Susan W. July 19, 2014
In the US, they are not the same. Marzipan is similar to a fondant and used for decorating etc. Almond paste has different quantities of almonds and it's used as a flavoring or filling. From what I have read, they are the same thing in the UK.
 
amysarah July 19, 2014
Yes, in the US, they're not quite the same. Marzipan has a higher proportion of sugar than almond paste - Odense is a common brand (where I live) - the description after the plain almond paste & marzipan on their website explains: http://www.odense.com/
 
amysarah July 19, 2014
Ugh, messed up the link. We need an edit button! http://www.odense.com/
 
amysarah July 19, 2014
Okay, I give up. You get the point ;)
 
Shuna L. July 20, 2014
Apricot kernels are used to make almond extract. I've never seen a cheap marzipan made with apricot kernels, but if I did - I would grab as much as I could, unless, of course, it also had HFCS... But I think that would be odd since there are very few companies that own the machinery to process stone fruit stones.
 
Maedl July 20, 2014
Shuna, apricot kernels are used in cheap marzipan in Europe, which is then used in commercial baked goods--the kind of junk that you find in the discount grocery stores like Lidl or Aldi's. HFCS is almost always one of the ingredients.

They use the apricot pits because they are cheaper than almonds and also because they contain trace amounts of cyanide, which results in a strong, almond flavor. Bitter almonds, also once used to make marzipan, also contain cyanide, and give a much more pronounced flavor than sweet almonds. The cyanide is neutralized by baking, so the bitter almonds become edible. The problem is that you can't tell the difference between sweet and bitter almonds by appearance or scent.

I don't think you can buy bitter almonds in the US--at least legally. Apricot pits are available, but they are a reputed miracle drug, so there is a fair amount of money laundering behind their sales.

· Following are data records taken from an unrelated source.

def _eval_into(problem, binder, B, X, n, m, nnz, jac, jac32=False):
    X = X.contiguous()
    dev = X.device
    f = torch.empty(B, dtype=torch.float64, device=dev)
    g = torch.empty((m, B), dtype=torch.float64, device=dev)
    sparse = not jac
    if getattr(problem, '_gf_sparse', None) != sparse:
        problem.gradf_mode(sparse)
        problem._gf_sparse = sparse
    if jac:
        gf = torch.empty((n, B), dtype=torch.float64, device=dev)
    else:
        scratch = binder.__dict__.setdefault('_gf_scratch', {})
        gf = scratch.get((B, dev))
        if gf is None:
            gf = scratch[(B, dev)] = torch.zeros((n, B), dtype=torch.float64, device=dev)
    J = torch.empty((nnz, B), dtype=torch.float64, device=dev) if jac and not jac32 else None
    st = torch.cuda.current_stream(dev)
    binder._bind_spheres()
    problem.eval_ptrs(B, X.data_ptr(), g=g.data_ptr(), jac=J.data_ptr() if J is not None else 0, f=f.data_ptr(),
                      grad_f=gf.data_ptr(), stream=st.cuda_stream)
    if jac and jac32:
        X32 = X.float()
        J32 = torch.empty((nnz, B), dtype=torch.float32, device=dev)
        G32 = torch.empty((m, B), dtype=torch.float32, device=dev)
        problem.eval_ptrs(B, X32.data_ptr(), g=G32.data_ptr(), jac=J32.data_ptr(), stream=st.cuda_stream, fp32=True)
        J = J32.double()
    return f, g, gf, J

Last year a friend and I decided to make Dresdner stollen from an old recipe (her grandmother's) that called for bitter almonds. I was in charge of buying the almonds (I'm in southern Germany). I had to go to several pharmacies before I could find them. I could only buy a small amount, which turned out to be half of what we needed, and then I had to sign a registry saying that I had purchased the almonds.

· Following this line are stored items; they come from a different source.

# JunkyByte/easy_ViTPose

Measured on AMD Instinct MI355X. Metric: persons_per_sec, higher is better.
Workload: dtype fp16; 1 GPU; ViTPose-B coco K=17, batch 256 x 256x192 crops per GPU (f32 input resident in HBM) -> (y,x,conf) keypoints in HBM; global_batch=256, weights=seeded random init (no checkpoint offline)

## Files before the change

### easy_vitpose_amd/_capi.py

```python
from __future__ import annotations

import ctypes as C
import os

LIB_PATH = os.path.join(os.path.dirname(os.path.abspath(__file__)), '_lib', 'libvitpose_hip.so')

VP_OK, VP_ERR_INVALID, VP_ERR_HIP, VP_ERR_STATE, VP_ERR_MISSING_TENSOR, VP_ERR_SHAPE = range(6)
VP_DTYPE_F16, VP_DTYPE_BF16, VP_DTYPE_FP8 = 0, 1, 2
VP_INPUT_F32_NCHW, VP_INPUT_U8_NHWC = 0, 1
VP_PIX_RGB24, VP_PIX_BGR24, VP_PIX_NV12 = 0, 1, 2
VP_YUV_BT601, VP_YUV_BT709, VP_YUV_BT601_FULL = 0, 1, 2
VP_PROF_NAMES = ['gemm_proj', 'gemm_fc1', 'gemm_qkv', 'gemm_patch', 'gemm_deconv', 'gemm_final',
                 'attention', 'layernorm', 'im2col', 'decode', 'gemm_fc2']
VP_PROF_COUNT = len(VP_PROF_NAMES)
DTYPES = {'fp16': VP_DTYPE_F16, 'f16': VP_DTYPE_F16, 'bf16': VP_DTYPE_BF16, 'fp8': VP_DTYPE_FP8}

SYMBOLS = ['vp_abi_version', 'vp_create', 'vp_load_weights', 'vp_infer', 'vp_infer_device', 'vp_infer_device_stream', 'vp_host_alloc', 'vp_host_free',
           'vp_infer_submit', 'vp_infer_wait', 'vp_group_create', 'vp_group_size', 'vp_group_member', 'vp_group_load_weights', 'vp_group_infer',
           'vp_group_infer_allgather', 'vp_group_destroy', 'vp_group_last_error', 'vp_infer_frame', 'vp_infer_flip', 'vp_infer_heatmaps',
           'vp_infer_tokens', 'vp_decode_only', 'vp_stream', 'vp_synchronize', 'vp_set_profiling',
           'vp_reset_profile', 'vp_get_profile', 'vp_profile_kernel', 'vp_group_peer_access_missing', 'vp_destroy', 'vp_last_error',
           'vp_dbg_gemm', 'vp_dbg_attention', 'vp_dbg_layernorm', 'vp_dbg_deconv', 'vp_dbg_gemm_case', 'vp_dbg_crop_prep',
           'vp_dbg_group_plan', 'vp_dbg_group_trace', 'vp_dbg_gemm8_pick', 'vp_dbg_gemm2_pick', 'vp_dbg_splitk_pick', 'vp_dbg_run_batch', 'vp_dbg_fp8_gemm', 'vp_dbg_mx_gemm', 'vp_dbg_host_e4m3', 'vp_dbg_gemm_fp8_case', 'vp_dbg_qkvattn',
           'vp_expert_info', 'vp_set_expert', 'vp_infer_experts', 'vp_dbg_expert_tile', 'vp_infer_frames', 'vp_dbg_frame_plan',
           'vp_dbg_chunk_plan', 'vp_infer_boxes_stream', 'vp_dbg_box_geometry',
           'vp_set_flip_test', 'vp_clear_flip_test', 'vp_flip_test_enabled', 'vp_group_set_flip_test', 'vp_group_clear_flip_test',
           'vp_dbg_flip_partner', 'vp_dbg_flip_layout', 'vp_dbg_decode_flip',
           'vp_infer_experts_device_stream', 'vp_infer_frames_experts', 'vp_infer_boxes_experts_stream', 'vp_dbg_mix_plan', 'vp_dbg_decode_mix',
           'vp_set_flip_test_experts', 'vp_dbg_mix_plan_flip', 'vp_dbg_decode_flip_mix',
           'vp_infer_images', 'vp_infer_boxes_images_stream', 'vp_dbg_image_plan', 'vp_dbg_crop_prep_image',
           'vp_dbg_gemm_case_planes', 'vp_dbg_gemm_fp8_case_planes', 'vp_dbg_attention_case',
           'vp_pose_nms_stream', 'vp_pose_nms', 'vp_dbg_pose_nms_host', 'vp_dbg_pose_oks',
           'vp_dbg_ln_finalize', 'vp_dbg_gemm_case_lnpart', 'vp_dbg_qkvattn_ln', 'vp_dbg_ln_quant',
           'vp_infer_images_affine', 'vp_infer_boxes_affine_stream', 'vp_dbg_box_cs', 'vp_dbg_affine_plan', 'vp_dbg_crop_affine', 'vp_dbg_decode_affine',
           'vp_dbg_decode_affine_flip',
           'vp_draw_poses_stream', 'vp_draw_poses', 'vp_dbg_draw_host',
           'vp_tracker_create', 'vp_tracker_destroy', 'vp_tracker_reset_stream', 'vp_tracker_update_stream', 'vp_tracker_update', 'vp_tracker_state_bytes',
           'vp_tracker_download_state', 'vp_dbg_track_host', 'vp_dbg_lsap']


class HipExtensionMissing(RuntimeError):
    pass


class VpError(RuntimeError):
    def __init__(self, code: int, msg: str):
        super().__init__(f'[vitpose_hip status {code}] {msg}')
        self.code = code
        self.msg = msg


class vp_config(C.Structure):
    _fields_ = [('embed_dim', C.c_int32), ('depth', C.c_int32), ('num_heads', C.c_int32),
                ('num_keypoints', C.c_int32), ('dtype', C.c_int32), ('device_id', C.c_int32),
                ('max_batch', C.c_int32)]


class vp_tensor_desc(C.Structure):
    _fields_ = [('name', C.c_char_p), ('data', C.POINTER(C.c_float)), ('numel', C.c_int64)]


class vp_frame(C.Structure):
    _fields_ = [('data', C.c_void_p), ('h', C.c_int32), ('w', C.c_int32)]


class vp_image(C.Structure):
    _fields_ = [('plane', C.c_void_p * 2), ('pitch', C.c_int64 * 2), ('h', C.c_int32), ('w', C.c_int32), ('format', C.c_int32), ('matrix', C.c_int32)]


class vp_pose_nms_cfg(C.Structure):
    _fields_ = [('oks_thr', C.c_float), ('vis_thr', C.c_float), ('use_vis_thr', C.c_int32), ('soft', C.c_int32), ('max_dets', C.c_int32),
                ('n_sigmas', C.c_int32), ('sigmas', C.c_void_p)]


class vp_draw_cfg(C.Structure):
    _fields_ = [('conf_thr', C.c_float), ('radius', C.c_int32), ('thickness', C.c_int32), ('n_limbs', C.c_int32), ('limbs', C.c_void_p),
                ('n_point_colors', C.c_int32), ('point_colors', C.c_void_p), ('n_limb_colors', C.c_int32), ('limb_colors', C.c_void_p)]


class vp_track_cfg(C.Structure):
    _fields_ = [('max_age', C.c_int32), ('min_hits', C.c_int32), ('iou_threshold', C.c_float), ('n_streams', C.c_int32)]


class vp_profile(C.Structure):
    _fields_ = [('ms', C.c_double * VP_PROF_COUNT), ('flops', C.c_double * VP_PROF_COUNT),
                ('bytes', C.c_double * VP_PROF_COUNT), ('launches', C.c_int64 * VP_PROF_COUNT)]


_lib = None


def load_library():
    global _lib
    if _lib is not None:
        return _lib
    lib_path = os.environ.get('VP_HIP_LIB', LIB_PATH)
    if not os.path.exists(lib_path):
        raise HipExtensionMissing(
            f'{lib_path} not found. Build it with `python -m easy_vitpose_amd.build` '
            '(needs hipcc). There is no CPU fallback for the ViTPose path.')
    try:
        lib = C.CDLL(lib_path)
    except OSError as e:
        raise HipExtensionMissing(f'cannot load {lib_path}: {e}') from e
    H = C.c_void_p
    lib.vp_abi_version.restype = C.c_int
    lib.vp_create.argtypes = [C.POINTER(H), C.POINTER(vp_config)]
    lib.vp_load_weights.argtypes = [H, C.POINTER(vp_tensor_desc), C.c_int32]
    lib.vp_infer.argtypes = [H, C.c_void_p, C.c_int32, C.c_int32, C.c_void_p, C.c_void_p]
    lib.vp_infer_device.argtypes = [H, C.c_void_p, C.c_int32, C.c_int32, C.c_void_p, C.c_void_p, C.c_int32]
    lib.vp_infer_device_stream.argtypes = [H, C.c_void_p, C.c_int32, C.c_int32, C.c_void_p, C.c_void_p, C.c_void_p]
    lib.vp_host_alloc.argtypes = [C.c_size_t]
    lib.vp_host_alloc.restype = C.c_void_p
    lib.vp_host_free.argtypes = [C.c_void_p]
    lib.vp_host_free.restype = None
    lib.vp_infer_submit.argtypes = [H, C.c_void_p, C.c_int32, C.c_int32, C.c_void_p, C.c_void_p, C.POINTER(C.c_int32)]
    lib.vp_infer_wait.argtypes = [H, C.c_int32]
    lib.vp_group_create.argtypes = [C.POINTER(H), C.POINTER(vp_config), C.POINTER(C.c_int32), C.c_int32]
    lib.vp_group_size.argtypes = [H]
    lib.vp_group_member.argtypes = [H, C.c_int32]
    lib.vp_group_member.restype = C.c_void_p
    lib.vp_group_load_weights.argtypes = [H, C.POINTER(vp_tensor_desc), C.c_int32]
    lib.vp_group_infer.argtypes = [H, C.c_void_p, C.c_int32, C.c_int32, C.c_void_p, C.c_void_p]
    lib.vp_group_infer_allgather.argtypes = [H, C.c_void_p, C.c_int32, C.c_int32, C.c_void_p, C.POINTER(C.c_void_p), C.c_void_p]
    lib.vp_group_destroy.argtypes = [H]
    lib.vp_group_last_error.argtypes = [H]
    lib.vp_group_last_error.restype = C.c_char_p
    lib.vp_infer_frame.argtypes = [H, C.c_void_p, C.c_int32, C.c_int32, C.c_void_p, C.c_int32, C.c_void_p]
    lib.vp_infer_frames.argtypes = [H, C.POINTER(vp_frame), C.c_int32, C.c_int32, C.c_void_p, C.c_int32, C.c_void_p]
    lib.vp_dbg_frame_plan.argtypes = [C.POINTER(vp_frame), C.c_int32, C.c_void_p, C.c_int32, C.c_void_p]
    lib.vp_infer_boxes_stream.argtypes = [H, C.POINTER(vp_frame), C.c_int32, C.c_void_p, C.c_int32, C.c_void_p, C.c_int32, C.c_int32,
                                          C.c_void_p, C.c_void_p, C.c_void_p, C.c_void_p]
    lib.vp_dbg_box_geometry.argtypes = [C.c_void_p, C.c_int32, C.c_void_p, C.c_void_p, C.c_int32, C.c_int32, C.c_int32, C.c_void_p, C.c_void_p]
    lib.vp_dbg_crop_prep.argtypes = [C.c_int32, C.c_void_p, C.c_int32, C.c_int32, C.c_void_p, C.c_int32, C.c_void_p]
    lib.vp_infer_heatmaps.argtypes = [H, C.c_void_p, C.c_int32, C.c_int32, C.c_void_p]
    lib.vp_infer_tokens.argtypes = [H, C.c_void_p, C.c_int32, C.c_int32, C.c_void_p]
    lib.vp_decode_only.argtypes = [C.c_int32, C.c_void_p, C.c_int32, C.c_int32, C.c_void_p, C.c_void_p]
    lib.vp_stream.argtypes = [H]
    lib.vp_stream.restype = C.c_void_p
    lib.vp_synchronize.argtypes = [H]
    lib.vp_set_profiling.argtypes = [H, C.c_int32]
    lib.vp_reset_profile.argtypes = [H]
    lib.vp_get_profile.argtypes = [H, C.POINTER(vp_profile)]
    lib.vp_destroy.argtypes = [H]
    lib.vp_last_error.argtypes = [H]
    lib.vp_last_error.restype = C.c_char_p
    lib.vp_dbg_gemm.argtypes = [C.c_int32] * 6 + [C.c_void_p] * 5
    lib.vp_dbg_attention.argtypes = [C.c_int32] * 5 + [C.c_void_p] * 2
    lib.vp_dbg_attention_case.argtypes = [C.c_int32] * 6 + [C.c_void_p] * 3
    lib.vp_dbg_layernorm.argtypes = [C.c_int32] * 4 + [C.c_void_p] * 5
    lib.vp_dbg_deconv.argtypes = [C.c_int32] * 6 + [C.c_void_p, C.POINTER(vp_tensor_desc), C.c_int32, C.c_void_p]
    lib.vp_infer_flip.argtypes = [C.c_void_p, C.c_void_p, C.c_int32, C.c_int32, C.c_void_p, C.c_void_p, C.c_int32, C.c_int32,
                                  C.c_void_p, C.c_void_p]
    lib.vp_dbg_gemm_case.argtypes = [C.c_int32] * 9 + [C.c_void_p] * 8
    if hasattr(lib, 'vp_dbg_gemm8_timeline'):
        lib.vp_dbg_gemm8_timeline.argtypes = [C.c_int32] * 9 + [C.POINTER(C.c_uint64), C.c_int32]
        lib.vp_dbg_gemm_timeline.argtypes = [C.c_int32] * 6 + [C.POINTER(C.c_uint64), C.c_int32]
        lib.vp_dbg_gemm8_timeline.restype = lib.vp_dbg_gemm_timeline.restype = C.c_int
        lib.vp_dbg_gemm_bench.argtypes = [C.c_int32] * 9 + [C.POINTER(C.c_float)]
        lib.vp_dbg_gemm_bench2.argtypes = [C.c_int32] * 10 + [C.POINTER(C.c_float)]
        lib.vp_dbg_gemm_compare.argtypes = [C.c_int32] * 13 + [C.POINTER(C.c_uint64), C.POINTER(C.c_double)]
        lib.vp_dbg_peak.argtypes = [C.c_int32, C.c_int32, C.POINTER(C.c_double)]
        for n_ in ('vp_dbg_gemm_bench', 'vp_dbg_gemm_bench2', 'vp_dbg_gemm_compare', 'vp_dbg_peak'):
            getattr(lib, n_).restype = C.c_int
    lib.vp_profile_kernel.argtypes = [H, C.c_int32, C.c_char_p, C.c_int32]
    lib.vp_group_peer_access_missing.argtypes = [H]
    lib.vp_dbg_group_plan.argtypes = [C.c_int32] * 3 + [C.c_void_p, C.c_void_p, C.c_int32]
    lib.vp_dbg_gemm8_pick.argtypes = [C.c_int32] * 4 + [C.c_void_p]
    lib.vp_dbg_gemm2_pick.argtypes = [C.c_int32] * 4 + [C.c_void_p]
    lib.vp_dbg_splitk_pick.argtypes = [C.c_int32] * 3 + [C.c_void_p]
    lib.vp_dbg_run_batch.argtypes = [C.c_int32] * 3
    lib.vp_dbg_group_trace.argtypes = [C.c_int32] * 3 + [C.c_void_p, C.c_int32]
    lib.vp_dbg_fp8_gemm.argtypes = [C.c_int32] * 4 + [C.c_void_p] * 7
    lib.vp_dbg_mx_gemm.argtypes = [C.c_int32] * 4 + [C.c_void_p] * 7
    lib.vp_dbg_host_e4m3.argtypes = [C.c_void_p, C.c_void_p, C.c_int64]
    lib.vp_dbg_gemm_fp8_case.argtypes = [C.c_int32] * 5 + [C.c_void_p] * 8
    lib.vp_dbg_gemm_case_planes.argtypes = [C.c_int32] * 9 + [C.c_void_p] * 6 + [C.c_int32] + [C.c_void_p] * 3
    lib.vp_dbg_gemm_fp8_case_planes.argtypes = [C.c_int32] * 4 + [C.c_void_p] * 5 + [C.c_int32] + [C.c_void_p] * 5
    lib.vp_expert_info.argtypes = [H, C.c_void_p, C.c_void_p, C.c_void_p]
    lib.vp_set_expert.argtypes = [H, C.c_int32]
    lib.vp_infer_experts.argtypes = [H, C.c_void_p, C.c_int32, C.c_int32, C.c_void_p, C.c_void_p, C.c_void_p]
    lib.vp_dbg_expert_tile.argtypes = [C.c_int32] * 4 + [C.c_void_p, C.c_int32]
    lib.vp_infer_experts_device_stream.argtypes = [H, C.c_void_p, C.c_int32, C.c_int32, C.c_void_p, C.c_void_p, C.c_void_p, C.c_void_p]
    lib.vp_infer_frames_experts.argtypes = [H, C.POINTER(vp_frame), C.c_int32, C.c_int32, C.c_void_p, C.c_int32, C.c_void_p, C.c_void_p]
    lib.vp_infer_boxes_experts_stream.argtypes = [H, C.POINTER(vp_frame), C.c_int32, C.c_void_p, C.c_int32, C.c_void_p, C.c_int32, C.c_int32,
                                                  C.c_void_p, C.c_void_p, C.c_void_p, C.c_void_p, C.c_void_p]
    lib.vp_dbg_mix_plan.argtypes = [C.c_void_p, C.c_int32, C.c_int32, C.c_int32] + [C.c_void_p] * 6
    lib.vp_dbg_decode_mix.argtypes = [C.c_int32, C.c_void_p, C.c_int32, C.c_int32, C.c_int32, C.c_void_p, C.c_void_p, C.c_void_p]
    lib.vp_dbg_chunk_plan.argtypes = [C.POINTER(vp_config), C.c_int32, C.c_void_p, C.c_int32]
    lib.vp_dbg_qkvattn.argtypes = [C.c_int32] * 5 + [C.c_void_p] * 4
    lib.vp_dbg_qkvattn_ln.argtypes = [C.c_int32] * 5 + [C.c_void_p] * 6
    lib.vp_dbg_ln_finalize.argtypes = [C.c_int32] * 4 + [C.c_void_p] * 2
    lib.vp_dbg_gemm_case_lnpart.argtypes = [C.c_int32] * 9 + [C.c_void_p] * 4 + [C.c_int32] + [C.c_void_p] * 2
    lib.vp_dbg_ln_quant.argtypes = [C.c_int32] * 5 + [C.c_void_p] * 4
    lib.vp_set_flip_test.argtypes = [H, C.c_void_p, C.c_int32, C.c_int32]
    lib.vp_clear_flip_test.argtypes = [H]
    lib.vp_flip_test_enabled.argtypes = [H]
    lib.vp_group_set_flip_test.argtypes = [H, C.c_void_p, C.c_int32, C.c_int32]
    lib.vp_group_clear_flip_test.argtypes = [H]
    lib.vp_set_flip_test_experts.argtypes = [H, C.c_void_p, C.c_void_p, C.c_int32]
    lib.vp_dbg_mix_plan_flip.argtypes = [C.c_void_p, C.c_int32, C.c_int32, C.c_int32] + [C.c_void_p] * 6
    lib.vp_dbg_decode_flip_mix.argtypes = [C.c_int32, C.c_void_p, C.c_int32, C.c_int32, C.c_int32, C.c_void_p, C.c_void_p, C.c_int32, C.c_int32, C.c_void_p, C.c_void_p]
    lib.vp_infer_images.argtypes = [H, C.POINTER(vp_image), C.c_int32, C.c_int32, C.c_void_p, C.c_int32, C.c_void_p, C.c_void_p]
    lib.vp_infer_boxes_images_stream.argtypes = [H, C.POINTER(vp_image), C.c_int32, C.c_void_p, C.c_int32, C.c_void_p, C.c_int32, C.c_int32,
                                                 C.c_void_p, C.c_void_p, C.c_void_p, C.c_void_p, C.c_void_p]
    lib.vp_dbg_image_plan.argtypes = [C.POINTER(vp_image), C.c_int32, C.c_void_p, C.c_int32, C.c_void_p]
    lib.vp_dbg_crop_prep_image.argtypes = [C.c_int32, C.POINTER(vp_image), C.c_void_p, C.c_int32, C.c_void_p]
    lib.vp_dbg_flip_partner.argtypes = [C.c_int32, C.c_void_p, C.c_int32, C.c_void_p]
    lib.vp_dbg_flip_layout.argtypes = [C.c_int32, C.c_int32, C.c_void_p, C.c_void_p]
    lib.vp_dbg_decode_flip.argtypes = [C.c_int32, C.c_void_p, C.c_int32, C.c_int32, C.c_void_p, C.c_int32, C.c_int32, C.c_void_p, C.c_void_p]
    nms_host = [C.c_void_p, C.c_int32, C.c_int32, C.c_void_p, C.c_int32, C.c_void_p, C.c_void_p, C.c_int32, C.POINTER(vp_pose_nms_cfg), C.c_void_p, C.c_void_p, C.c_void_p]
    lib.vp_pose_nms_stream.argtypes = [H] + nms_host + [C.c_void_p]
    lib.vp_pose_nms.argtypes = [H] + nms_host
    lib.vp_dbg_pose_nms_host.argtypes = nms_host
    lib.vp_dbg_pose_oks.argtypes = [C.c_int32, C.c_void_p, C.c_int32, C.c_int32, C.c_void_p, C.POINTER(vp_pose_nms_cfg), C.c_void_p]
    lib.vp_infer_images_affine.argtypes = [H, C.POINTER(vp_image), C.c_int32, C.c_int32, C.c_void_p, C.c_void_p, C.c_int32, C.c_void_p]
    lib.vp_infer_boxes_affine_stream.argtypes = [H, C.POINTER(vp_image), C.c_int32, C.c_void_p, C.c_int32, C.c_void_p, C.c_int32, C.c_float,
                                                 C.c_void_p, C.c_void_p, C.c_void_p, C.c_void_p]
    lib.vp_dbg_box_cs.argtypes = [C.c_void_p, C.c_int32, C.c_void_p, C.c_int32, C.c_int32, C.c_float, C.c_void_p, C.c_void_p]
    lib.vp_dbg_affine_plan.argtypes = [C.POINTER(vp_image), C.c_int32, C.c_void_p, C.c_void_p, C.c_int32, C.c_void_p]
    lib.vp_dbg_crop_affine.argtypes = [C.c_int32, C.POINTER(vp_image), C.c_void_p, C.c_int32, C.c_void_p]
    lib.vp_dbg_decode_affine.argtypes = [C.c_int32, C.c_void_p, C.c_int32, C.c_int32, C.c_void_p, C.c_void_p]
    lib.vp_dbg_decode_affine_flip.argtypes = [C.c_int32, C.c_void_p, C.c_int32, C.c_int32, C.c_void_p, C.c_int32, C.c_int32, C.c_void_p, C.c_void_p]
    draw_host = [C.POINTER(vp_image), C.c_int32, C.c_void_p, C.c_int32, C.c_int32, C.c_void_p, C.c_int32, C.c_void_p, C.c_void_p, C.c_void_p, C.c_int32,
                 C.POINTER(vp_draw_cfg)]
    lib.vp_draw_poses_stream.argtypes = [H] + draw_host + [C.c_void_p]
    lib.vp_draw_poses.argtypes = [H] + draw_host
    lib.vp_dbg_draw_host.argtypes = draw_host
    trk_io = [C.c_void_p, C.c_int32, C.c_void_p, C.c_int32, C.c_uint64, C.c_void_p, C.c_void_p, C.c_void_p, C.c_int32, C.c_void_p, C.c_void_p]
    lib.vp_tracker_create.argtypes = [H, C.POINTER(vp_track_cfg), C.POINTER(C.c_void_p)]
    lib.vp_tracker_destroy.argtypes = [C.c_void_p]
    lib.vp_tracker_reset_stream.argtypes = [C.c_void_p, C.c_uint64, C.c_void_p]
    lib.vp_tracker_update_stream.argtypes = [C.c_void_p] + trk_io + [C.c_void_p]
    lib.vp_tracker_update.argtypes = [C.c_void_p] + trk_io
    lib.vp_tracker_state_bytes.argtypes = [C.c_int32, C.POINTER(C.c_int64)]
    lib.vp_tracker_download_state.argtypes = [C.c_void_p, C.c_void_p]
    lib.vp_dbg_track_host.argtypes = [C.c_void_p, C.POINTER(vp_track_cfg)] + trk_io
    lib.vp_dbg_lsap.argtypes = [C.c_int32, C.c_void_p, C.c_int32, C.c_int32, C.c_float, C.c_void_p]
    for name in SYMBOLS:
        if name not in ('vp_stream', 'vp_last_error', 'vp_host_alloc', 'vp_host_free', 'vp_group_member', 'vp_group_last_error'):
            getattr(lib, name).restype = C.c_int
    _lib = lib
    return lib
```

After going through all that, I became very curious about how poisonous these almonds actually were and contacted researchers at several universities who were working on similar subjects. They all agreed that heat neutralized the poison, but they also all said the exact time and temperature needed was not known.
 
Maedl July 20, 2014
Interesting that there is a distinction between marzipan and almond paste in the US--that difference doesn't exist in Germany. As far as I can tell, marzipan is marzipan. Niederegger, made in Lübeck, seems to use the least amount of sugar, which is always a positive point for me. It is also fairly easy to find small producers, some of whom use honey, not sugar. I'm lucky--I am able to buy a fantastic marzipan from a cloister not too far from where I live.
 
danielle July 19, 2014
You can usually find it at your local grocery store. It comes in a small can and can usually be found in the baking isle near the canned pie filling.
 
Susan W. July 19, 2014
It's literally a paste made from almonds and sweetener. You can buy it or make your own. There is a recipe on this site which you can find by using the search function at the top of this page or there are many on the internet. It looks very easy to make and less expensive.